(TASK TO CARRY OUT) If a line in the records below holds the word "recW", copy it.

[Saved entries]
# biointec/columba

Measured on AMD Instinct MI355X. Metric: reads/sec (150bp, k=4 edit, human ref), higher is better.
Workload: dtype u64; 1 GPU; synthetic human-like reference 3000 Mbp (GRCh38 is not available offline), 10000000 x 150 bp reads per GPU, k=4 edit distance, ALL mode, multiple_opt schemes with dynamic selection, dynamic partitioning, in-text switch 4, SA sparseness 4; reads_per_gpu=10000000, read_len=150, k=4, genome_bp=3000000000, index_bytes_hbm=24766778153, parallelism=read-shard x1, occurrences=33415092

## Files before the change

### columba_amd/csrc/columba_amd.hip

```cpp
#include "../../include/columba_amd.h"
#include "host_sam.hpp"
#include "host_schemes.hpp"
#include "kernels.hpp"
#include "dev_sam.hpp"

#include <chrono>
#include <cstring>
#include <functional>
#include <memory>
#include <mutex>
#include <thread>
#include <string>
#include <vector>

using namespace cmb;

static thread_local std::string g_err;
static int fail(int code, const std::string& msg) {
    g_err = msg;
    return code;
}
namespace cmb {
int failWith(int code, const std::string& msg) { return fail(code, msg); }
}
// ... 551 lines not shown

struct KernelTime {
    const char* name;
    float ms;
};

struct cmb_batch {
    cmb_index* ix = nullptr;
    uint32_t k = 0, nReads = 0, maxLen = 0, gw = 0;
    uint32_t minLen = 0;
    int metric = 1;
    DevStrategyK hostStrat{};
    bool wide = false;
    bool wideEdit = false;
    bool geoX = false;
    bool noSmallMatrix = false;
    DevStrategyKT<MAXP_WIDE> hostStratW{};
    DevBuf<DevStrategyKT<MAXP_WIDE>> stratW;
    DevBuf<PartOutT<MAXP_WIDE>> partsW;
    uint32_t sNumParts = 0, sPartition = 0, sNSchemes = 0, sMaxSearches = 0;
    hipStream_t stream = nullptr;
    DevBuf<uint8_t> reads, seq;
    DevBuf<uint32_t> rec;
    DevBuf<uint4> exr;
    DevBuf<uint8_t> psel;
    uint32_t recW = 0;
    DevBuf<uint64_t> offs;
    DevBuf<uint32_t> G;
    DevBuf<uint4> mfull;
    DevBuf<DevStrategyK> strat;
    DevBuf<uint4> bfsQ[2], bfsEv[2], bfsF, bfsC, bfsA;
    DevBuf<uint32_t> bfsCnt;
    DevBuf<unsigned long long> bfsBlockCnt;
    size_t bfsQCap = 0, bfsEvCap = 0, bfsFCap = 0, bfsCCap = 0, bfsACap = 0;
    DevBuf<uint4> nvQ[2];
    DevBuf<uint32_t> nvCnt;
    size_t nvQCap = 0;
    bool hasNaive = false;
    DevBuf<PartOut> parts;
    DevBuf<DfsTask> dfs;
    DevBuf<uint64_t> vW;
    DevBuf<uint4> tbq;
    DevBuf<uint8_t> dpSlab;
    DevBuf<uint32_t> dpList, dpWork;
    DevBuf<uint4> items;
    DevBuf<FMOccRec> fm, fmUniq;
    DevBuf<TextOccRec> text;
// ... 159 lines not shown
            minLen = std::min<uint32_t>(minLen, (uint32_t)(offs[i + 1] - offs[i]));
        }
        b->minLen = n_reads ? minLen : 0u;
        if (maxLen > (uint32_t)MAX_READ)
            return fail(CMB_ERR_UNSUPPORTED, "reads longer than " + std::to_string(MAX_READ) + " are not supported");
        maxLen = (maxLen + 15u) & ~15u;
        b->maxLen = maxLen;
        b->gw = gWords(maxLen);
        b->hostOffs.assign(offs, offs + n_reads + 1);
        HIPCHK(hipStreamCreateWithFlags(&b->stream, hipStreamNonBlocking));
        b->reads.uploadPadded((const uint8_t*)seqs, offs[n_reads], 64);
        b->offs.upload(offs, n_reads + 1);
        b->seq.alloc((size_t)2 * n_reads * maxLen);
        b->G.alloc((size_t)n_reads * 8 * b->gw);
        b->recW = ((1 + 2 * ((maxLen + 31) / 32)) + 3) / 4 * 4;
        b->rec.alloc((size_t)2 * n_reads * b->recW);
        if (b->wide) {
            b->stratW.upload(&b->hostStratW, 1);
            b->partsW.alloc((size_t)2 * n_reads);
        } else {
            b->strat.upload(&b->hostStrat, 1);
            b->parts.alloc((size_t)2 * n_reads);
        }
        b->dfs.alloc((size_t)n_reads * 2 + 4096);
        b->items.alloc((size_t)n_reads * 64 + 4096);
        b->fm.alloc((size_t)n_reads * 8 + 4096);
        b->text.alloc((size_t)n_reads * 48 + 4096);
        b->cnt.alloc(8);
        b->counters.alloc(CMB_CNT_MAX);
        *out = b.release();
        return CMB_OK;
    } catch (const std::exception& e) {
        return fail(CMB_ERR_DEVICE, e.what());
    }
}
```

(RESPONSE TO THIS TASK)
    uint32_t recW = 0;
        b->recW = ((1 + 2 * ((maxLen + 31) / 32)) + 3) / 4 * 4;
        b->rec.alloc((size_t)2 * n_reads * b->recW);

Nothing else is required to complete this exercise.